My mother, the X-man

My mother has an X-gene. It glows a pinkish orange, greenish blue, goldish red.

I first noticed when I was 12. A long-faced woman – tears brimming her eyes – was retelling a grey story in the hallways of an elementary school. My mother nodded along, her face strained with the scrunch of real empathy – the kind you rarely see. A hug and phone number exchange later, the long-faced woman walked away, glowing a pinkish orange, greenish blue, goldish red.

The pattern would repeat itself over the years. People with grey stories would find an ear that listened and a heart that cared in my mother, and she would move mountains to colour in the grey. To ease some of the pain. To make this life thing just a little more pleasant for those that crossed her path. They’d walk away from the interactions enveloped in all shades of pinkish orange, greenish blue, goldish red.

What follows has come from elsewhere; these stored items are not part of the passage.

# AILab-CVC/CV-VAE

Hardware: AMD Instinct MI355X
Metric: encode+decode frames/sec (T=17, 512x512) (higher is better)
Workload: dtype bf16; 1 GPU; cfg3_sd3_T17_512: sd3 encode(x).mode() + decode(z), x=[1,3,17,512,512] per GPU; clips_per_gpu=1, hip_graphs=False, parallelism=independent clips x1 (no collective)

## Files before the change

### cvvae_amd/csrc/attention_kernel.hip

```cpp
#include <hip/hip_runtime.h>
#include <stdint.h>

#include "../../include/cvvae.h"
#include "conv_kernel.h"

namespace cvvae {

constexpr int FA_D = 512, FA_KB = 32, FA_QW = 32, FA_NW = 4;
constexpr int FA_KPITCH = FA_D * 2 + 16;
constexpr int FA_KBYTES = FA_KB * FA_KPITCH, FA_VBYTES = FA_D * FA_KB * 2;
constexpr int FA_BUF = FA_KBYTES + FA_VBYTES;

template <typename T>
__global__ __launch_bounds__(256) __attribute__((amdgpu_waves_per_eu(1, 1))) void flash_attn_d512_kernel(
    const T* __restrict__ q, const T* __restrict__ k, const T* __restrict__ vt, T* __restrict__ o, int N, long long ldvt, float scale_log2) {
  using v8 = typename Tr<T>::v8;
  __shared__ __attribute__((aligned(16))) char smem[2 * FA_BUF];
  const int tid = threadIdx.x, lane = tid & 63, wave = tid >> 6;
  const int l31 = lane & 31, hf = lane >> 5;
  const long long bt = blockIdx.y;
  const int q0 = blockIdx.x * (FA_QW * FA_NW) + wave * FA_QW;
  const int qi = q0 + l31 < N ? q0 + l31 : N - 1;
  const T* qrow = q + (bt * N + qi) * FA_D + hf * 8;
  v8 qf[FA_D / 16];
#pragma unroll
  for (int t = 0; t < FA_D / 16; ++t) qf[t] = *reinterpret_cast<const v8*>(qrow + t * 16);

  const T* kb_base = k + bt * (long long)N * FA_D;
  const T* vt_base = vt + bt * (long long)FA_D * ldvt;
  const int nkb = (N + FA_KB - 1) / FA_KB;
  typedef const __attribute__((address_space(1))) void* gptr_t;
  typedef __attribute__((address_space(3))) void* lptr_t;
  auto dma_k = [&](int kb, int buf) {
    char* kd = smem + buf * FA_BUF;
#pragma unroll
    for (int i = 0; i < 8; ++i) {
      const int key = wave * 8 + i;
      int kg = kb * FA_KB + key;
      kg = kg < N ? kg : N - 1;
      __builtin_amdgcn_global_load_lds((gptr_t)(kb_base + (long long)kg * FA_D + lane * 8), (lptr_t)(kd + key * FA_KPITCH), 16, 0, 0);
    }
  };
  const int v_r = lane >> 2;
  auto dma_v = [&](int kb, int buf) {
    char* vd = smem + buf * FA_BUF + FA_KBYTES;
#pragma unroll
    for (int j = 0; j < 8; ++j) {
      const int g = wave * 8 + j;
      const int d = 16 * g + v_r;
      const int c = (lane & 3) ^ ((d >> 2) & 3);
      __builtin_amdgcn_global_load_lds((gptr_t)(vt_base + (long long)d * ldvt + (long long)kb * FA_KB + c * 8), (lptr_t)(vd + g * 1024), 16, 0, 0);
    }
  };
  auto dma_wait = [&]() {
    asm volatile("s_waitcnt vmcnt(0)" ::: "memory");
    __syncthreads();
  };

  const int pi_key = 16 * ((l31 >> 2) & 1) + 4 * (l31 >> 3) + (l31 & 3);
  const unsigned k_off = (unsigned)(pi_key * FA_KPITCH + hf * 16);
  const unsigned v_row = (unsigned)((l31 >> 4) * 1024 + (l31 & 15) * 64);
  const unsigned v_sw = (unsigned)((l31 >> 2) & 3);
  auto scores = [&](const char* kd, int kb) -> f32x16 {
    constexpr int RING = 4, NT = FA_D / 16;
    f32x16 s0, s1;
#pragma unroll
    for (int r = 0; r < 16; ++r) s0[r] = s1[r] = 0.f;
    v8 kf[RING];
#pragma unroll
    for (int t = 0; t < RING - 1; ++t) kf[t] = *reinterpret_cast<const v8*>(kd + k_off + t * 32);
#pragma unroll
    for (int t = 0; t < NT; ++t) {
      if (t + RING - 1 < NT) kf[(t + RING - 1) % RING] = *reinterpret_cast<const v8*>(kd + k_off + (t + RING - 1) * 32);
      if (t & 1) s1 = Tr<T>::mfma(kf[t % RING], qf[t], s1);
      else s0 = Tr<T>::mfma(kf[t % RING], qf[t], s0);
      __builtin_amdgcn_sched_barrier(0);
    }
    f32x16 sc;
    const int key0 = kb * FA_KB + 16 * hf;
#pragma unroll
    for (int r = 0; r < 16; ++r) sc[r] = (key0 + r < N) ? (s0[r] + s1[r]) * scale_log2 : -1.0e30f;
    return sc;
  };

  float m_run = -1.0e30f;
  constexpr int P1B = 3;
  static_assert(P1B * FA_KBYTES <= 2 * FA_BUF, "pass-1 K ring must fit the pass-2 buffers");
  auto dma_k1 = [&](int kb) {
    char* kd = smem + (kb % P1B) * FA_KBYTES;
#pragma unroll
    for (int i = 0; i < 8; ++i) {
      const int key = wave * 8 + i;
      int kg = kb * FA_KB + key;
      kg = kg < N ? kg : N - 1;
      __builtin_amdgcn_global_load_lds((gptr_t)(kb_base + (long long)kg * FA_D + lane * 8), (lptr_t)(kd + key * FA_KPITCH), 16, 0, 0);
    }
  };
  for (int i = 0; i < P1B - 1 && i < nkb; ++i) dma_k1(i);
  for (int kb = 0; kb < nkb; ++kb) {
    if (kb + 1 < nkb) asm volatile("s_waitcnt vmcnt(8)" ::: "memory");
    else asm volatile("s_waitcnt vmcnt(0)" ::: "memory");
    __syncthreads();
    if (kb + P1B - 1 < nkb) dma_k1(kb + P1B - 1);
    const f32x16 sc = scores(smem + (kb % P1B) * FA_KBYTES, kb);
#pragma unroll
    for (int r = 0; r < 16; ++r) m_run = sc[r] > m_run ? sc[r] : m_run;
  }
  __syncthreads();
  {
    const float mo = __shfl_xor(m_run, 32, 64);
    m_run = mo > m_run ? mo : m_run;
  }

  f32x16 oacc[FA_D / 32];
#pragma unroll
  for (int b = 0; b < FA_D / 32; ++b)
#pragma unroll
    for (int r = 0; r < 16; ++r) oacc[b][r] = 0.f;
  float l_run = 0.f;
  dma_k(0, 0);
  dma_v(0, 0);
  dma_wait();
  for (int kb = 0; kb < nkb; ++kb) {
    const int cur = kb & 1;
    if (kb + 1 < nkb) {
      dma_k(kb + 1, cur ^ 1);
      dma_v(kb + 1, cur ^ 1);
    }
    const char* kd = smem + cur * FA_BUF;
    const char* vd = kd + FA_KBYTES;
    const f32x16 sc = scores(kd, kb);
    v8 pf[2];
#pragma unroll
    for (int r = 0; r < 16; ++r) {
      const float pr = __builtin_amdgcn_exp2f(sc[r] - m_run);
      pf[r >> 3][r & 7] = (T)pr;
      l_run += pr;
    }
    {
      constexpr int RING = 4, NV = 2 * (FA_D / 32);
      auto vaddr = [&](int f) { return vd + (unsigned)((f >> 1) * 2048) + v_row + (((unsigned)(2 * hf + (f & 1)) ^ v_sw) << 4); };
      v8 vf[RING];
#pragma unroll
      for (int f = 0; f < RING - 1; ++f) vf[f] = *reinterpret_cast<const v8*>(vaddr(f));
#pragma unroll
      for (int f = 0; f < NV; ++f) {
        if (f + RING - 1 < NV) vf[(f + RING - 1) % RING] = *reinterpret_cast<const v8*>(vaddr(f + RING - 1));
        oacc[f >> 1] = Tr<T>::mfma(vf[f % RING], pf[f & 1], oacc[f >> 1]);
        __builtin_amdgcn_sched_barrier(0);
      }
    }
    dma_wait();
  }
  const float l_tot = l_run + __shfl_xor(l_run, 32, 64);
  const float inv = 1.0f / l_tot;
  if (q0 + l31 < N) {
    T* orow = o + (bt * N + (q0 + l31)) * FA_D + 4 * hf;
#pragma unroll
    for (int b = 0; b < FA_D / 32; ++b)
#pragma unroll
      for (int g = 0; g < 4; ++g) {
        typename Tr<T>::v4 w;
#pragma unroll
        for (int j = 0; j < 4; ++j) w[j] = (T)(oacc[b][g * 4 + j] * inv);
        *reinterpret_cast<typename Tr<T>::v4*>(orow + b * 32 + g * 8) = w;
      }
  }
}

}

using namespace cvvae;

extern "C" int cvvae_attention_d512(int32_t dtype, const void* q, const void* k, const void* vt, void* o, int32_t batch, int32_t N,
                                    int64_t ldvt, float scale, void* stream) {
  if (!q || !k || !vt || !o || batch <= 0 || N <= 0 || ldvt < ((N + 31) / 32) * 32 || (ldvt % 8)) return CVVAE_EINVAL;
  if (dtype != CVVAE_F16 && dtype != CVVAE_BF16) return CVVAE_EUNSUPPORTED;
  const dim3 grid((unsigned)((N + 127) / 128), (unsigned)batch);
  const float sl2 = scale * 1.4426950408889634f;
  hipStream_t s = (hipStream_t)stream;
  if (dtype == CVVAE_BF16)
    hipLaunchKernelGGL(flash_attn_d512_kernel<__bf16>, grid, dim3(256), 0, s, (const __bf16*)q, (const __bf16*)k, (const __bf16*)vt, (__bf16*)o, N,
                       (long long)ldvt, sl2);
  else
    hipLaunchKernelGGL(flash_attn_d512_kernel<_Float16>, grid, dim3(256), 0, s, (const _Float16*)q, (const _Float16*)k, (const _Float16*)vt,
                       (_Float16*)o, N, (long long)ldvt, sl2);
  return (int)hipGetLastError();
}
```

Measured before the change: 246.6 frames/s.

## Replace two-pass max attention with single-pass online softmax using lazy rescaling

Drops the first pass over all K blocks that computed the exact row max, which re-read K and recomputed QK^T scores. Instead the kernel tracks a running max inside the main loop and rescales the accumulators and running sum only when a block's max exceeds the current max by more than a slack of 8 (log2 units). This halves the score MFMAs and K traffic. In exchange it adds a wave-wide vote and occasional rescale work through AGPR reads and writes, and exp2 values may reach up to 2^8, which can affect bf16 precision of P.

```diff
diff --git a/cvvae_amd/csrc/attention_kernel.hip b/cvvae_amd/csrc/attention_kernel.hip
--- a/cvvae_amd/csrc/attention_kernel.hip
+++ b/cvvae_amd/csrc/attention_kernel.hip
@@ -10,6 +10,7 @@
 constexpr int FA_KPITCH = FA_D * 2 + 16;
 constexpr int FA_KBYTES = FA_KB * FA_KPITCH, FA_VBYTES = FA_D * FA_KB * 2;
 constexpr int FA_BUF = FA_KBYTES + FA_VBYTES;
+constexpr float FA_SLACK = 8.0f;
 
 template <typename T>
 __global__ __launch_bounds__(256) __attribute__((amdgpu_waves_per_eu(1, 1))) void flash_attn_d512_kernel(
@@ -84,34 +85,6 @@
   };
 
   float m_run = -1.0e30f;
-  constexpr int P1B = 3;
-  static_assert(P1B * FA_KBYTES <= 2 * FA_BUF, "pass-1 K ring must fit the pass-2 buffers");
-  auto dma_k1 = [&](int kb) {
-    char* kd = smem + (kb % P1B) * FA_KBYTES;
-#pragma unroll
-    for (int i = 0; i < 8; ++i) {
-      const int key = wave * 8 + i;
-      int kg = kb * FA_KB + key;
-      kg = kg < N ? kg : N - 1;
-      __builtin_amdgcn_global_load_lds((gptr_t)(kb_base + (long long)kg * FA_D + lane * 8), (lptr_t)(kd + key * FA_KPITCH), 16, 0, 0);
-    }
-  };
-  for (int i = 0; i < P1B - 1 && i < nkb; ++i) dma_k1(i);
-  for (int kb = 0; kb < nkb; ++kb) {
-    if (kb + 1 < nkb) asm volatile("s_waitcnt vmcnt(8)" ::: "memory");
-    else asm volatile("s_waitcnt vmcnt(0)" ::: "memory");
-    __syncthreads();
-    if (kb + P1B - 1 < nkb) dma_k1(kb + P1B - 1);
-    const f32x16 sc = scores(smem + (kb % P1B) * FA_KBYTES, kb);
-#pragma unroll
-    for (int r = 0; r < 16; ++r) m_run = sc[r] > m_run ? sc[r] : m_run;
-  }
-  __syncthreads();
-  {
-    const float mo = __shfl_xor(m_run, 32, 64);
-    m_run = mo > m_run ? mo : m_run;
-  }
-
   f32x16 oacc[FA_D / 32];
 #pragma unroll
   for (int b = 0; b < FA_D / 32; ++b)
@@ -130,6 +103,28 @@
     const char* kd = smem + cur * FA_BUF;
     const char* vd = kd + FA_KBYTES;
     const f32x16 sc = scores(kd, kb);
+    {
+      float bm = sc[0];
+#pragma unroll
+      for (int r = 1; r < 16; ++r) bm = sc[r] > bm ? sc[r] : bm;
+      const float bo = __shfl_xor(bm, 32, 64);
+      bm = bo > bm ? bo : bm;
+      if (__any(bm > m_run + FA_SLACK)) {
+        const float m_new = bm > m_run ? bm : m_run;
+        const float alpha = __builtin_amdgcn_exp2f(m_run - m_new);
+        m_run = m_new;
+        l_run *= alpha;
+#pragma unroll
+        for (int b = 0; b < FA_D / 32; ++b)
+#pragma unroll
+          for (int r = 0; r < 16; ++r) {
+            float t;
+            asm volatile("v_accvgpr_read_b32 %1, %0\n\tv_mul_f32 %1, %1, %2\n\tv_accvgpr_write_b32 %0, %1\n\ts_nop 1"
+                         : "+a"(oacc[b][r]), "=&v"(t)
+                         : "v"(alpha));
+          }
+      }
+    }
     v8 pf[2];
 #pragma unroll
     for (int r = 0; r < 16; ++r) {
```

Result: no change. 247.7 frames/s (median of 6 runs) (+0.4%).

Some days I’d notice the toll the power took on her. The wrinkles etched by other people’s stories, the frustrations of not doing enough or having done too much. Still, it never wavered. Relentless on its mission to colour the grey, her magic led her to the front of a classroom. Here, every year, new stories await her, and she takes on the task of equipping them with their own power source. She teaches them how to add compassion, subtract hate, and multiply empathy. Every year, she leaves behind classrooms basked in hues of pinkish orange, greenish blue, goldish red.

My mother has an X-gene. I’ve often wished I had her blue-green eyes, her light curly hair, her cascading laugh. But mostly, mostly I want her power to paint the world a pinkish orange, greenish blue, goldish red.

Happy birthday mom! On behalf of the world, thanks for being born.